3.5. Generative Adversarial Privacy

Shateri et al. suggest that SM data releasers can implement DNNs to combat this in a “minimax” game. This is a reference to a game theory concept in statistics in which one bases their own moves or decisions based on an opponent’s possible decisions with the goal of minimizing the opponent’s worst possible loss. Using DNNs to implement this minimax game is called generative adversarial privacy (GAP). In the case of SM privacy, a data releaser would use GAP to strategically add noise wherever necessary to give an adversary using DNNs to ensure an attacker’s least accurate inference of the non-distorted SM data. The data releaser must decide where to add noise in an SM data set, and the extent of noise to add while also minimizing the loss of privacy and utility (privacy/utility tradeoff). This can be difficult without the use of DNNs due to the fact that adding noise to a data set sacrifices utility, yet adding too little compromises its privacy for an attacker. With the addition of DNNs and GAP, however, one can use as little noise addition as possible and still ensure adequate privacy [25]. This study assumed that an attacker can eavesdrop on signals sent from a homeowner to a utility company to obtain released data and that the utility company knows what SM data need to be kept private to a consumer. The releaser refers to the actor that is authorized to read SM data, and an attacker refers to an eavesdropping adversary who attempts to infer the useful data based on the released signal.

3.6. Data Aggregation

Data aggregation, which takes multiple data from multiple SMs and organizes it into one big comprehensive medium, is another solution to the privacy problem. The limitation of this solution is that as more data are aggregated, the data become less accurate, thus degrading the positioning of the power measurements. Through the implementation of data aggregation, an additional privacy issue comes to the surface: each participating SM sees intermediate plain-text aggregation results routed through itself. This is because the intermediate SMs are authorized to achieve collected data decryption, adopt mathematical operations for aggregation tasks that are not capable to be executed over encryption. Data aggregation can resolve this issue by employing homomorphic encryption to enable secure in-network encryption and privacy protection. The electricity usage data from child SMs are encrypted with a semantically secure encryption methodology [88]. At the same time, to enable aggregation functions, the algebraic operations of the plaintext are permitted to be carried out on the cipher domain. The main limitation this data aggregation method brings is a reasonable computation overhead [27]. In [89], the authors used a linear integer program to represent the data aggregation scheduling problem. The problem was split into two different variations. The first model presupposed that the routing tree was established, for instance, through a network layer protocol, and that node broadcasts should be timed to minimize latency. The second variation required combined optimization of the node scheduling and routing topology creation.

3.7. Pseudonyms

Additional existing solutions include the use of pseudonyms rather than the real names of homeowners [90], standard encryption methods [91], the user of Deep Neural Networks (without the use of GAP as proposed by Shatiri et al.) [92], and random noise addition [93]. Pseudonyms in smart meter data do not require substantial computational overhead, but many consider it a weak form of privacy due to attackers’ abilities to link identities to their pseudonyms [90]. Standard encryption methods have similar issues to data aggregation.
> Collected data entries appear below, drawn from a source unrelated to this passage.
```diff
+                for (int u = 0; u < 2; ++u) {
+                    sm[oE1 + tid + u * BT] = hv[u];
+                    p0 += pa[u] - pb[u] * hv[u];
+                }
+                p0 += tc[0];
+                p0 += tc[1];
+                csBuf ^= 1;
+                res_cs_rows(AC, hv[0], hv[1], sm + oPART + RES_WAVES * RES_WAVES * csBuf, w, lane);
+                p0 = wave_sum(p0);
+                if (lane == 0) red[w] = p0;
+                if (dbg) {
+                    const long long t_ = __builtin_amdgcn_s_memtime();
+                    dbg_acc[4] += t_;
+                    dbg_acc[5] -= t_;
+                }
+                __syncthreads();
+                if (dbg) dbg_acc[5] += __builtin_amdgcn_s_memtime();
+                c1 = res_red8_tree(red) * rxx1;
+                eFo = sm[oE1 + loF + (lane & (RES_WAVES - 1))];
+                eCo = sm[oE1 + loC + (lane & (RES_WAVES - 1))];
+                cs_finish(false, true, false, seq + 1);
+                csFed = 1;
+                cls_end(RES_CL_PROLONG);
+            } else {
             if (xm) {
                 for (int j = tid; j < N2; j += BT) sm[oU + j] = sm[oBETA + j] * sm[oE2 + j];
                 __syncthreads();
@@ -1329,11 +1588,15 @@
                           { sm[oE1 + j] = v; p0 += pa_[u_] - pb_[u_] * v; }, {}, (nsp ? 1 : 0), xig, dum1);
             c1 = nsp ? xig * rxx1 : 0.0;
             }
+            }
         }
         for (int s = 0; s < nu; ++s) sweep1(true, false, s == nu - 1, s == 0 && csFed != 1);
     };
 
     auto add_correction = [&]() __attribute__((always_inline)) {
+        if constexpr (FULL) {
+            if (topfed) return;
+        }
         for (int j = tid; j < N1; j += BT) sm[oX + j] = sm[oX + j] + sm[oE1 + j];
         __syncthreads();
     };
```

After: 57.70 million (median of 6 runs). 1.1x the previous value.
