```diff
+      __builtin_amdgcn_raw_buffer_store_b128(__builtin_bit_cast(u32x4, dv[1] * ik), rv, 64 + 16 * g, 0, 16);
+      if (g == 0) {
+        __builtin_amdgcn_raw_buffer_store_b128(__builtin_bit_cast(u32x4, dk[2] * sc), rk, 128, 0, 16);
+        __builtin_amdgcn_raw_buffer_store_b128(__builtin_bit_cast(u32x4, dv[2] * ik), rv, 128, 0, 16);
+      }
+    } else {
+      float *ok = a.dk + (long)b * a.dk_sb + (long)ki * a.dk_sl + h * HD;
+      float *ov = a.dv + (long)b * a.dv_sb + (long)ki * a.dv_sl + h * HD;
+      if (a.n_qs > 1) {
+        ok = a.dkv_part + (long)qsp * 2 * kv_per + ((long)b * a.Lk + ki) * D + h * HD;
+        ov = ok + kv_per;
+      }
+      *reinterpret_cast<f32x4 *>(ok + 4 * g) = dk[0] * sc;
+      *reinterpret_cast<f32x4 *>(ok + 16 + 4 * g) = dk[1] * sc;
+      *reinterpret_cast<f32x4 *>(ov + 4 * g) = dv[0] * ik;
+      *reinterpret_cast<f32x4 *>(ov + 16 + 4 * g) = dv[1] * ik;
+      if (g == 0) {
+        *reinterpret_cast<f32x4 *>(ok + 32) = dk[2] * sc;
+        *reinterpret_cast<f32x4 *>(ov + 32) = dv[2] * ik;
+      }
+    }
+  }
+  if (a.bwd_merge && (a.n_kb > 1 || a.n_qs > 1)) {
+    asm volatile("s_waitcnt vmcnt(0)" ::: "memory");
+    __syncthreads();
+    unsigned *flag = reinterpret_cast<unsigned *>(lse_s);
+    if (tid == 0) {
+      unsigned lq = 0u, lkv = 0u;
+      if (a.n_kb > 1) {
+        unsigned *tk = a.bwd_tickets + (long)bh * a.n_qs + qsp;
+        lq = __hip_atomic_fetch_add(tk, 1u, __ATOMIC_RELAXED, __HIP_MEMORY_SCOPE_AGENT) == (unsigned)a.n_kb - 1u;
+        if (lq) __hip_atomic_store(tk, 0u, __ATOMIC_RELAXED, __HIP_MEMORY_SCOPE_AGENT);
+      }
+      if (a.n_qs > 1) {
+        unsigned *tk = a.bwd_tickets + (long)BH * a.n_qs + (long)bh * a.n_kb + kb;
+        lkv = __hip_atomic_fetch_add(tk, 1u, __ATOMIC_RELAXED, __HIP_MEMORY_SCOPE_AGENT) == (unsigned)a.n_qs - 1u;
+        if (lkv) __hip_atomic_store(tk, 0u, __ATOMIC_RELAXED, __HIP_MEMORY_SCOPE_AGENT);
+      }
+      flag[0] = lq; flag[1] = lkv;
+    }
+    __syncthreads();
+    constexpr int MU = 4;
+    auto merge = [&](const float *p0, long zstride, int nz, int rows, int row0, float *fin, long fin_sl, int span_bytes) {
+      const int nitems = rows * 9;
+      for (int base = tid; base < nitems; base += NT * MU) {
+        f32x4 t[MU];
+        int off[MU];
+#pragma unroll
+        for (int u = 0; u < MU; ++u) {
+          const int i = min(base + u * NT, nitems - 1);
+          const int row = i / 9, c4 = i - row * 9;
+          off[u] = ((row0 + row) * D + 4 * c4) * 4;
+          t[u] = f32x4{0.f, 0.f, 0.f, 0.f};
+        }
+#pragma unroll 4
+        for (int z = 0; z < nz; ++z) {
+          const __amdgpu_buffer_rsrc_t rp = __builtin_amdgcn_make_buffer_rsrc(const_cast<float *>(p0 + z * zstride), 0, span_bytes, 0x00020000);
+#pragma unroll
+          for (int u = 0; u < MU; ++u) t[u] += __builtin_bit_cast(f32x4, __builtin_amdgcn_raw_buffer_load_b128(rp, off[u], 0, 16));
+        }
+#pragma unroll
+        for (int u = 0; u < MU; ++u) {
+          const int i = base + u * NT;
+          if (i < nitems) {
+            const int row = i / 9, c4 = i - row * 9;
+            *reinterpret_cast<f32x4 *>(fin + (long)(row0 + row) * fin_sl + 4 * c4) = t[u];
+          }
+        }
+      }
+    };
+    if (flag[0])
+      merge(a.dq_part + (long)b * a.Lq * D + h * HD, (long)a.B * a.Lq * D, a.n_kb, qend - qbeg, qbeg,
+            a.dq + (long)b * a.dq_sb + h * HD, a.dq_sl, a.Lq * D * 4);
+    if (flag[1]) {
+      const int nkeys = min(KB, a.Lk - kblock0);
+      const float *p0 = a.dkv_part + (long)b * a.Lk * D + h * HD;
+      merge(p0, 2 * kv_per, a.n_qs, nkeys, kblock0, a.dk + (long)b * a.dk_sb + h * HD, a.dk_sl, a.Lk * D * 4);
+      merge(p0 + kv_per, 2 * kv_per, a.n_qs, nkeys, kblock0, a.dv + (long)b * a.dv_sb + h * HD, a.dv_sl, a.Lk * D * 4);
+    }
+  }
+}
+
+}
+
+int eda_mha3_bwd_launch(Mha2Args &a, hipStream_t stream) {
+  if (eda_knob(EDA_K_MHA3_BWD) == 0) return -1;
+  if (a.dtype != EDA_DTYPE_F32 || a.Lk < 512 || a.Lq < 192) return -1;
+  if (a.q_per_wg % QC != 0 || (a.Lk + KB - 1) / KB != a.n_kb) return -1;
+  const dim3 grid((unsigned)(a.B * a.H * a.n_kb * a.n_qs)), block(NT);
+  hipError_t e;
+  if (a.p_drop > 0.f) {
+    auto kern = mha3_bwd_kernel<true>;
+    e = eda_set_max_dynamic_lds(reinterpret_cast<const void *>(kern), LDS_BYTES);
+    if (e == hipSuccess) hipLaunchKernelGGL(kern, grid, block, LDS_BYTES, stream, a);
+  } else {
+    auto kern = mha3_bwd_kernel<false>;
+    e = eda_set_max_dynamic_lds(reinterpret_cast<const void *>(kern), LDS_BYTES);
+    if (e == hipSuccess) hipLaunchKernelGGL(kern, grid, block, LDS_BYTES, stream, a);
+  }
+  if (e != hipSuccess) { eda_set_error("mha3_bwd: LDS attribute: %s", hipGetErrorString(e)); return (int)e; }
+  EDA_CHECK_LAUNCH();
+  return 0;
+}
```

The computational overhead of implementing strong encryption sacrifices utility [91]. The use of DNNs requires low overhead and provides adequate privacy to homeowners, but Shatiri et al. attempt to build on this because privacy may be compromised if an attacker also uses DNNs [92]. With random noise addition, a data releaser may add noise to SM readings in order to make these readings unintelligible to an attacker. A utility company can receive these readings and remove the randomly added noise to view a homeowner’s raw SM data. This, however, introduces the dilemma of adding either too much noise and sacrificing utility or too little—sacrificing privacy [93].

3.8. Clustering

This technique adopts a hierarchical paradigm to confront the attack manipulations. In [94], SM data were disaggregated and utilized to understand patterns of energy usage using clustering techniques such as Fuzzy C-Means. In [95,96], the authors used a cluster ensemble of various clustering techniques to create an automated system for phishing detection. The hierarchical clustering (HC) Algorithm, which employed cosine similarity (using the TF-IDF metric for assessing the similarity between two points), and K-Medoids (KM) Clustering method were used as feature selection algorithms for extracting different phishing email attributes. To mitigate intrusions in wireless nodes, a hybrid method was put out. To specifically reduce the amount of information to analyze and the energy needed, a clustering approach is used [97].

3.9. Entropy

To determine the weight value, the information entropy theory, an objective weighing approach, examines the information order of each evaluation index. Entropy theory has been widely used in many fields, which has steadily raised the issue of adding entropy to the power system. The research done in [98], is intended to investigate information entropy data mining-based smart terminal security technology of the PG perception layer. This article examined similar techniques and creates a smart PG terminal. A safety strategy was created and a platform for data analysis was constructed on this foundation. In contrast to several different energy demand time series, the authors in [99,100] showed how to use a multidimensional anomaly detection technique for the early identification of manipulated electricity meters. The technique can improve and supplement current monitoring systems, which typically only assess one-time series. Since DET was the goal, there are obvious outliers as a result. To emphasize the requirements and fine-tuning procedures for the aggregation and comparison of various data sources, the model offered three data prepossessing techniques to generate outliers in the event of energy theft.

3.10. Fuzzy

To demonstrate the benefits of the fuzzy logic trust model, it was compared against an existing model in this research to identify untrusted nodes in SG networks. The routing effectiveness and detection rate for all classes of activities regarded as malicious can be increased using the suggested approach [101]. To manage the power converter DC bus voltage, a fuzzy logic controller is used. The information gathered in [102] was cross-disciplinary, and none of the methodologies used have ever been offered in their entirety. To increase efficiency and take advantage of parallelism and high speed, all control functions were incorporated into a FPGA device using VHDL. The capability of the control functions was first demonstrated using an FPGA-in-the-loop simulation approach, and then experimental assessments were carried out to demonstrate equipment dependability and operation.

3.11. Bayesian

Utilizing two different types of readings from SMs and distribution-level phasor measurement devices (DPMDs), the authors in [103] created a method for harmonic state estimate DPMDs. Regression analysis was used to calculate the power flow, recurrent neural networks were used to anticipate demand, and sparse Bayesian learning was used to estimate the state. The suggested method was more compatible with current distribution grids since it needed fewer DPMDs than nodes. The efficiency of the suggested estimator was demonstrated by in-depth numerical simulations on an IEEE test feeder. To address the metrics of the physical layer (node transmission rate) and MAC layer (node buffering capacity) and determine trust at the node level for packet delivery, the Bayesian theory and Dempster–Shafer theory (BDST) were merged in [104]. To manage metrics of the MAC layer (link capacity) and Network layer (distance and link quality) for computing confidence at the link level for protected routing, the fuzzy theory was also integrated with BDST.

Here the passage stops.